template <int B, bool DRAIN>
__global__ __launch_bounds__(RP_T) void k_fill_fast(JoinIndexView ix, const u64 *__restrict__ pool, const u32 *__restrict__ rcur,
                                                    PageTab pt, u32 *__restrict__ ob, u32 *__restrict__ op, u64 cap,
                                                    unsigned long long *cursor, const u32 *bsel, u32 rowbits, FpRest *__restrict__ rest, u64 *__restrict__ rest_rows, u32 *rest_n,
                                                    u32 drain)
{
    if (bsel != nullptr && *bsel != (u32)B) return;
    if (ix.hdr[HDR_SLOW] != 0u) return;
    IVX_PROBE_LDS(true)
    __shared__ u32 s_cfirst[IVX_MAXREG_WIDE + 2];
    __shared__ u32 s_wat[RP_NSLOT][RP_W];
    __shared__ u32 s_stash[DRAIN ? RP_W : 1][RP_STASH];
    const u32 wv = __builtin_amdgcn_readfirstlane(threadIdx.x / IVX_WAVE), ln = lane_id();
    auto miss = [&]() { if (ln == 0) atomicOr((unsigned int *)(cursor + 1), 1u); };
    LeanRows<B, const u64> rows;
    if (!rows.init_scan(ix, s_cfirst, &s_wat[0][0], rcur, pt, pool, rowbits)) return;
    Slice S;
    slice_init(ix, S, L);
    rows.start(miss);
    const u32 rowmask = rowbits >= 32 ? 0xFFFFFFFFu : (1u << rowbits) - 1u;
    u32 loaded_r = 0xFFFFFFFFu;
    u32 round = 0;
    u32 pend_mine = 0;
    constexpr u32 HALF = RP_RING / 2;
    auto copy_out = [&](u32 pr) {
        const u32 sl = pr % RP_NSLOT;
        while (__hip_atomic_load(&L.s_ready[sl], __ATOMIC_ACQUIRE, __HIP_MEMORY_SCOPE_WORKGROUP) != pr + 1u) __builtin_amdgcn_s_sleep(1);
        if (!pend_mine) return;
        const u64 base = L.s_base[sl];
        const u32 tot = s_wat[sl][RP_W - 1] + L.s_wcnt[sl][RP_W - 1];
        if (base + tot > cap) return;
        const u64 g = base + s_wat[sl][wv];
        u32 *ob_w = ob + g, *op_w = op + g;
        const uint2 *half = (const uint2 *)L.s_q[wv] + (pr & 1u) * HALF;
        for (u32 t = ln; t < pend_mine; t += IVX_WAVE) {
            const uint2 x = half[t];
            ob_w[t] = L.s_row[x.x]; op_w[t] = x.y & rowmask;
        }
    };
    for (u32 i = 0; i < rows.nbatch; i++) {
        const u32 r = rows.r;
        if (r != loaded_r) {
            if (round) { copy_out(round - 1u); pend_mine = 0; }
            slice_load(ix, S, L, r, true);
            loaded_r = r;
        }
        u32 rel[B], len[B], roww[B];
        const auto bt = rows.take(i, rel, len, roww, miss);
        const u32 first = bt.first, cnt = bt.cnt;
        const i32 rbase = S.rbase;
        u32 ca[B], cb[B], slow, okm;
        lean_cells<B>(S, rel, len, rows.maxlen, cnt, ln, ca, cb, slow, okm);
        u32 wpos = 0;
        uint2 *half = (uint2 *)L.s_q[wv] + (round & 1u) * HALF;
        auto step = [&](u32 &j, u32 jend, i32 qs, i32 qe, u32 rw, u64 &actm) {
            const u64 x = L.s_ent[j];
            const u64 mm = actm & __builtin_amdgcn_sicmp((i32)(u32)x, qe, 41 ) & __builtin_amdgcn_sicmp((i32)(u32)(x >> 32), qs, 39 );
            if (__builtin_amdgcn_inverse_ballot_w64(mm)) half[mask_rank_from(mm, wpos) & (HALF - 1)] = make_uint2(j, rw);
            wpos += (u32)__popcll(mm);
            j++;
            actm = __builtin_amdgcn_uicmp(j, jend, 36 );
        };
        u32 sfill = 0;
#pragma unroll
        for (int q = 0; q < B; q++) {
            const i32 qs = (i32)((u32)rbase + rel[q]), qe = (i32)((u32)qs + len[q]);
            u32 j = ca[q];
            const u32 jend = cb[q];
            u64 actm = __builtin_amdgcn_uicmp(j, jend, 36);
            if constexpr (!DRAIN) {
                if (actm != 0) {
                    do step(j, jend, qs, qe, roww[q], actm); while (actm != 0);
                }
            } else {
                const u32 lim = drain < RP_STASH - sfill ? drain : RP_STASH - sfill;
                if ((u32)__popcll(actm) > lim) {
#pragma unroll
                    for (int h = 0; h < FD_HEAD; h++) step(j, jend, qs, qe, roww[q], actm);
                    while ((u32)__popcll(actm) > lim) step(j, jend, qs, qe, roww[q], actm);
                }
                if (actm != 0) {
                    if (__builtin_amdgcn_inverse_ballot_w64(actm)) s_stash[wv][mask_rank_from(actm, sfill)] = j | (((u32)q * IVX_WAVE + ln) << FD_SLOT_SHIFT);
                    sfill += (u32)__popcll(actm);
                }
            }
        }
        if (DRAIN && sfill != 0) {
            __builtin_amdgcn_fence(__ATOMIC_RELEASE, "wavefront");
            __builtin_amdgcn_wave_barrier();
            __builtin_amdgcn_fence(__ATOMIC_ACQUIRE, "wavefront");
            const bool has = ln < sfill;
            const u32 e = has ? s_stash[wv][ln] : 0u;
            const PkRow w = pk_unpack(bt.src[e >> FD_SLOT_SHIFT], rowbits);
            const i32 qs = (i32)((u32)rbase + w.rel), qe = (i32)((u32)qs + w.len);
            const u32 bh0 = ((w.rel + w.len) >> S.sh0) + S.off;
            u32 j = e & ((1u << FD_SLOT_SHIFT) - 1u);
            const u32 jend = has ? (u32)S.s_off[(bh0 < S.cmax ? bh0 : S.cmax) + 1u] : 0u;
            u64 actm = __builtin_amdgcn_uicmp(j, jend, 36);
            while (actm != 0) step(j, jend, qs, qe, w.hi, actm);
        }
        u32 got = wpos;
        const bool skip = got > HALF;
        if (__builtin_expect(skip, 0)) {
            if (ln < B && ln * IVX_WAVE < cnt) rest[atomicAdd(rest_n, 1u)] = FpRest{r, first + ln * IVX_WAVE, cnt - ln * IVX_WAVE < IVX_WAVE ? cnt - ln * IVX_WAVE : (u32)IVX_WAVE, 0u};
            got = 0;
        } else if (__builtin_expect(slow != 0, 0)) lean_list_slow<B>(slow, r, first, ln, rest_rows, rest_n);
        if (ln == 0) {
            const u32 sl = round % RP_NSLOT;
            L.s_wcnt[sl][wv] = got;
            const u32 before = __hip_atomic_fetch_add(&L.s_arrive[sl], 1u, __ATOMIC_ACQ_REL, __HIP_MEMORY_SCOPE_WORKGROUP);
            if (before == RP_W - 1) {
                u32 tot = 0;
#pragma unroll
                for (int w = 0; w < RP_W; w++) { s_wat[sl][w] = tot; tot += L.s_wcnt[sl][w]; }
                L.s_base[sl] = tot ? atomicAdd(cursor, (unsigned long long)tot) : 0ull;
                __hip_atomic_store(&L.s_arrive[sl], 0u, __ATOMIC_RELAXED, __HIP_MEMORY_SCOPE_WORKGROUP);
                __hip_atomic_store(&L.s_ready[sl], round + 1u, __ATOMIC_RELEASE, __HIP_MEMORY_SCOPE_WORKGROUP);
            }
        }
        if (round) copy_out(round - 1u);
        pend_mine = got; round++;
    }
    if (round) copy_out(round - 1u);
}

▶ **EXERCISE GOAL**
Your task is to quote all of the data word for word.

▶ **RESULT OF THIS EXERCISE**
template <int B, bool DRAIN>
__global__ __launch_bounds__(RP_T) void k_fill_fast(JoinIndexView ix, const u64 *__restrict__ pool, const u32 *__restrict__ rcur,
                                                    PageTab pt, u32 *__restrict__ ob, u32 *__restrict__ op, u64 cap,
                                                    unsigned long long *cursor, const u32 *bsel, u32 rowbits, FpRest *__restrict__ rest, u64 *__restrict__ rest_rows, u32 *rest_n,
                                                    u32 drain)
{
    if (bsel != nullptr && *bsel != (u32)B) return;
    if (ix.hdr[HDR_SLOW] != 0u) return;
    IVX_PROBE_LDS(true)
    __shared__ u32 s_cfirst[IVX_MAXREG_WIDE + 2];
    __shared__ u32 s_wat[RP_NSLOT][RP_W];
    __shared__ u32 s_stash[DRAIN ? RP_W : 1][RP_STASH];
    const u32 wv = __builtin_amdgcn_readfirstlane(threadIdx.x / IVX_WAVE), ln = lane_id();
    auto miss = [&]() { if (ln == 0) atomicOr((unsigned int *)(cursor + 1), 1u); };
    LeanRows<B, const u64> rows;
    if (!rows.init_scan(ix, s_cfirst, &s_wat[0][0], rcur, pt, pool, rowbits)) return;
    Slice S;
    slice_init(ix, S, L);
    rows.start(miss);
    const u32 rowmask = rowbits >= 32 ? 0xFFFFFFFFu : (1u << rowbits) - 1u;
    u32 loaded_r = 0xFFFFFFFFu;
    u32 round = 0;
    u32 pend_mine = 0;
    constexpr u32 HALF = RP_RING / 2;
    auto copy_out = [&](u32 pr) {
        const u32 sl = pr % RP_NSLOT;
        while (__hip_atomic_load(&L.s_ready[sl], __ATOMIC_ACQUIRE, __HIP_MEMORY_SCOPE_WORKGROUP) != pr + 1u) __builtin_amdgcn_s_sleep(1);
        if (!pend_mine) return;
        const u64 base = L.s_base[sl];
        const u32 tot = s_wat[sl][RP_W - 1] + L.s_wcnt[sl][RP_W - 1];
        if (base + tot > cap) return;
        const u64 g = base + s_wat[sl][wv];
        u32 *ob_w = ob + g, *op_w = op + g;
        const uint2 *half = (const uint2 *)L.s_q[wv] + (pr & 1u) * HALF;
        for (u32 t = ln; t < pend_mine; t += IVX_WAVE) {
            const uint2 x = half[t];
            ob_w[t] = L.s_row[x.x]; op_w[t] = x.y & rowmask;
        }
    };
    for (u32 i = 0; i < rows.nbatch; i++) {
        const u32 r = rows.r;
        if (r != loaded_r) {
            if (round) { copy_out(round - 1u); pend_mine = 0; }
            slice_load(ix, S, L, r, true);
            loaded_r = r;
        }
        u32 rel[B], len[B], roww[B];
        const auto bt = rows.take(i, rel, len, roww, miss);
        const u32 first = bt.first, cnt = bt.cnt;
        const i32 rbase = S.rbase;
        u32 ca[B], cb[B], slow, okm;
        lean_cells<B>(S, rel, len, rows.maxlen, cnt, ln, ca, cb, slow, okm);
        u32 wpos = 0;
        uint2 *half = (uint2 *)L.s_q[wv] + (round & 1u) * HALF;
        auto step = [&](u32 &j, u32 jend, i32 qs, i32 qe, u32 rw, u64 &actm) {
            const u64 x = L.s_ent[j];
            const u64 mm = actm & __builtin_amdgcn_sicmp((i32)(u32)x, qe, 41 ) & __builtin_amdgcn_sicmp((i32)(u32)(x >> 32), qs, 39 );
            if (__builtin_amdgcn_inverse_ballot_w64(mm)) half[mask_rank_from(mm, wpos) & (HALF - 1)] = make_uint2(j, rw);
            wpos += (u32)__popcll(mm);
            j++;
            actm = __builtin_amdgcn_uicmp(j, jend, 36 );
        };
        u32 sfill = 0;
#pragma unroll
        for (int q = 0; q < B; q++) {
            const i32 qs = (i32)((u32)rbase + rel[q]), qe = (i32)((u32)qs + len[q]);
            u32 j = ca[q];
            const u32 jend = cb[q];
            u64 actm = __builtin_amdgcn_uicmp(j, jend, 36);
            if constexpr (!DRAIN) {
                if (actm != 0) {
                    do step(j, jend, qs, qe, roww[q], actm); while (actm != 0);
                }
            } else {
                const u32 lim = drain < RP_STASH - sfill ? drain : RP_STASH - sfill;
                if ((u32)__popcll(actm) > lim) {
#pragma unroll
                    for (int h = 0; h < FD_HEAD; h++) step(j, jend, qs, qe, roww[q], actm);
                    while ((u32)__popcll(actm) > lim) step(j, jend, qs, qe, roww[q], actm);
                }
                if (actm != 0) {
                    if (__builtin_amdgcn_inverse_ballot_w64(actm)) s_stash[wv][mask_rank_from(actm, sfill)] = j | (((u32)q * IVX_WAVE + ln) << FD_SLOT_SHIFT);
                    sfill += (u32)__popcll(actm);
                }
            }
        }
        if (DRAIN && sfill != 0) {
            __builtin_amdgcn_fence(__ATOMIC_RELEASE, "wavefront");
            __builtin_amdgcn_wave_barrier();
            __builtin_amdgcn_fence(__ATOMIC_ACQUIRE, "wavefront");
            const bool has = ln < sfill;
            const u32 e = has ? s_stash[wv][ln] : 0u;
            const PkRow w = pk_unpack(bt.src[e >> FD_SLOT_SHIFT], rowbits);
            const i32 qs = (i32)((u32)rbase + w.rel), qe = (i32)((u32)qs + w.len);
            const u32 bh0 = ((w.rel + w.len) >> S.sh0) + S.off;
            u32 j = e & ((1u << FD_SLOT_SHIFT) - 1u);
            const u32 jend = has ? (u32)S.s_off[(bh0 < S.cmax ? bh0 : S.cmax) + 1u] : 0u;
            u64 actm = __builtin_amdgcn_uicmp(j, jend, 36);
            while (actm != 0) step(j, jend, qs, qe, w.hi, actm);
        }
        u32 got = wpos;
        const bool skip = got > HALF;
        if (__builtin_expect(skip, 0)) {
            if (ln < B && ln * IVX_WAVE < cnt) rest[atomicAdd(rest_n, 1u)] = FpRest{r, first + ln * IVX_WAVE, cnt - ln * IVX_WAVE < IVX_WAVE ? cnt - ln * IVX_WAVE : (u32)IVX_WAVE, 0u};
            got = 0;
        } else if (__builtin_expect(slow != 0, 0)) lean_list_slow<B>(slow, r, first, ln, rest_rows, rest_n);
        if (ln == 0) {
            const u32 sl = round % RP_NSLOT;
            L.s_wcnt[sl][wv] = got;
            const u32 before = __hip_atomic_fetch_add(&L.s_arrive[sl], 1u, __ATOMIC_ACQ_REL, __HIP_MEMORY_SCOPE_WORKGROUP);
            if (before == RP_W - 1) {
                u32 tot = 0;
#pragma unroll
                for (int w = 0; w < RP_W; w++) { s_wat[sl][w] = tot; tot += L.s_wcnt[sl][w]; }
                L.s_base[sl] = tot ? atomicAdd(cursor, (unsigned long long)tot) : 0ull;
                __hip_atomic_store(&L.s_arrive[sl], 0u, __ATOMIC_RELAXED, __HIP_MEMORY_SCOPE_WORKGROUP);
                __hip_atomic_store(&L.s_ready[sl], round + 1u, __ATOMIC_RELEASE, __HIP_MEMORY_SCOPE_WORKGROUP);
            }
        }
        if (round) copy_out(round - 1u);
        pend_mine = got; round++;
    }
    if (round) copy_out(round - 1u);
}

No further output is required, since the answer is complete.